Bajo la atenta mirada de Joseph y Marisa, Verena se limitó a tomar un vaso de leche y un bocadillo.
Al darse cuenta de que no podía comer más, no insistieron más.
Una vez terminado el desayuno, ella e Isaac se quedaron un rato charlando con sus padres antes de prepararse para marcharse.
Marisa, sin embargo, parecía reacia. Se aferró a la mano de Verena, instándola una y otra vez a que no se fuera.
Verena la consoló con paciencia, prometiéndole que volvería a visitarla en solo unos días.
Por fin, Marisa cedió.
En cuanto salieron a la calle, sonó el teléfono de Verena.
Era Sherwood.
Contestó y saludó educadamente: «Hola, señor Kirk».
Desde el otro lado se oyó una suave voz masculina. «Verena, espero no estar molestando».
Aunque él no podía verla, Verena apretó los labios y mantuvo una sonrisa cortés. «Por supuesto que no, señor Kirk».
—Bien —dijo Sherwood. Tras una pausa, continuó, como si sopesara sus palabras—: Verena, una vez te hablé de mis problemas de salud. Esta enfermedad ya no puede posponerse más. Quería pedirte ayuda, pero me preocupaba que te quitara demasiado tiempo. ¿Te vendría bien ahora?
Al oír esas palabras, Isaac entrecerró los ojos y un destello de severidad oscureció su mirada.
A pesar de su recelo, Verena recordó su promesa.
Además, no estaba segura de si sus sospechas eran acertadas.
Así que respondió con firmeza: «Señor Kirk, no se preocupe. Haré todo lo que pueda para ayudarle a recuperarse. Envíeme la dirección, iré enseguida».
Una vez finalizada la llamada, Isaac habló sin vacilar, con un tono firme como una roca. «Iré contigo». Sus ojos no dejaban lugar a la negativa.
Pero Verena sonrió con dulzura y negó con la cabeza. Su voz se suavizó. «No hace falta. Tienes asuntos que resolver, vete y ocúpate de ellos».
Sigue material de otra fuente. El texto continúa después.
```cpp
struct PrunedLaunch {
    uint32_t *row_counter;
    uint32_t *out_count, *out_rows;
    const uint32_t *in_rows = nullptr, *in_len = nullptr;
    uint32_t *heavy_count = nullptr, *heavy_rows = nullptr;
    uint32_t part_cfg = 0;
};

struct RowList {
    uint32_t *base = nullptr;
    uint32_t *count() const { return base; }
    uint32_t *counter() const { return base ? base + 1 : nullptr; }
    uint32_t *rows() const { return base ? base + 4 : nullptr; }
};

template <typename T, int TILE_LOG2, bool SYM, bool WIDE, int FOLD_LOG2>
static int launch_pruned(const PrunedJob &job, const PrunedLaunch &l) {
    sg_ctx *ctx = job.ctx;
    const sg_csr *A = job.A;
    const sg_postings *Bt = job.Bt;
    const sg_topn *r = job.r;
    const PairList &pl = *job.pl;
    const T thr = (T)job.threshold;
    const size_t lds = pruned_lds(TILE_LOG2, FOLD_LOG2, A->dtype);
    unsigned grid = pruned_grid(ctx, TILE_LOG2, SYM ? (int64_t)pl.rows() : A->n_rows, FOLD_LOG2, A->dtype);
    if (WIDE && grid > (unsigned)ctx->num_cu * 4u && (double)A->nnz <= 48.0 * (double)A->n_rows) grid = (unsigned)ctx->num_cu * 4u;
    constexpr bool SPLITS = SYM && !WIDE && FOLD_LOG2 > 0;
    const bool share = SPLITS && (l.heavy_count != nullptr || l.part_cfg != 0u);
    auto kernel = share ? spgemm_topn_pruned_kernel<T, TILE_LOG2, SYM, WIDE, FOLD_LOG2, SPLITS>
                        : spgemm_topn_pruned_kernel<T, TILE_LOG2, SYM, WIDE, FOLD_LOG2, false>;
    hipLaunchKernelGGL(kernel, dim3(grid), dim3(64), lds, ctx->stream, A->d_indptr,
                       A->d_indices, (const T *)A->d_data, (uint32_t)A->n_rows, (const uint32_t *)Bt->d_seg,
                       (const uint32_t *)Bt->d_ends, Bt->nt_pad, (uint32_t)Bt->n_terms,
                       (const uint32_t *)Bt->d_filt, Bt->n_tiles,
                       (const SgScoreCtx *)Bt->d_score_ctx + (sg_q8_applies(ctx, Bt, (double)thr) ? 0 : 1), job.keep, r->stride, thr,
                       job.s_budget, Bt->norm_up, Bt->freq_min, r->d_cols,
                       (T *)r->d_vals,
                       r->d_counts, l.row_counter, l.out_count, l.out_rows, job.stats, pl.d_sink, pl.sink.chunks, pl.row_lo, pl.row_hi,
                       l.in_rows, l.in_len, (const uint32_t *)Bt->d_ends8, Bt->nv_pad, (uint32_t)(Bt->nnz * 4), (uint32_t)Bt->n_right,
                       l.heavy_count, l.heavy_rows, pl.row_step, ctx->opt_is("SG_DEAL", 'f') ? 1u : 0u, l.part_cfg);
    SG_HIP_TRY(hipGetLastError());
    return SG_OK;
}

static uint32_t heavy_part_cfg(const sg_ctx *ctx, const sg_csr *A, const PairList &range, int32_t tile_log2, int32_t fold_log2) {
    uint32_t heavy_rounds = 0;
    if ((range.row_lo > 0 || (int64_t)range.row_hi < A->n_rows || range.row_step > 1) && 2 * (int64_t)range.rows() < A->n_rows) {
        const double n_idx = (double)A->n_rows;
        const double rows_per_wave = (double)range.rows() / (double)pruned_grid(ctx, tile_log2, (int64_t)range.rows(), fold_log2, A->dtype);
        const double rounds_per_row = 2.0 * 7.2e-5 * n_idx * (0.5 * ((double)range.row_lo + (double)range.row_hi) / n_idx);
        const double share = ctx->opt_double("SG_HEAVY_SHARE", 0.0);
        const double bar_share = share > 0.0 ? share : 0.05;
        const double bar = bar_share * rows_per_wave * rounds_per_row;
        heavy_rounds = bar < 128.0 ? 128u : (bar > 1.0e9 ? 1000000000u : (uint32_t)bar);
    }
    heavy_rounds = (uint32_t)ctx->opt_int("SG_HEAVY_ROUNDS", (int)heavy_rounds) & 0x7fffffffu;
    if (heavy_rounds > 0x0fffffffu) heavy_rounds = 0x0fffffffu;
    uint32_t handover_shift = heavy_rounds >= 512u ? 1u : (heavy_rounds >= 256u ? 2u : 3u);
    handover_shift = (uint32_t)ctx->opt_int("SG_HANDOVER_SHIFT", (int)handover_shift) & 7u;
    if (heavy_rounds) heavy_rounds |= handover_shift << 28;
    return heavy_rounds;
// ... 342 lines not shown
```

Al ver su vacilación, ella lo tranquilizó. «No te preocupes. Aunque tenga alguna trampa entre manos, no se atreverá a actuar abiertamente. Voy allí a petición suya para tratarlo. No sería tan imprudente».
Isaac frunció el ceño, con la preocupación aún profundamente grabada en su rostro. «¿Estás segura de que no quieres que te acompañe? Sherwood es astuto. Me preocupo por ti».
Verena se inclinó, le dio un beso en la mejilla y lo miró fijamente a los ojos. «Estaré bien. ¿No confías en mi capacidad? Además, Luis sigue aquí. En cuanto termine, te pondré al corriente de inmediato, ¿de acuerdo?».
Isaac suspiró con resignación y le dio un golpecito suave en la nariz con la yema del dedo. «Ten mucho cuidado. En cuanto notes que algo va mal, llámame. Estaré allí en un santiamén».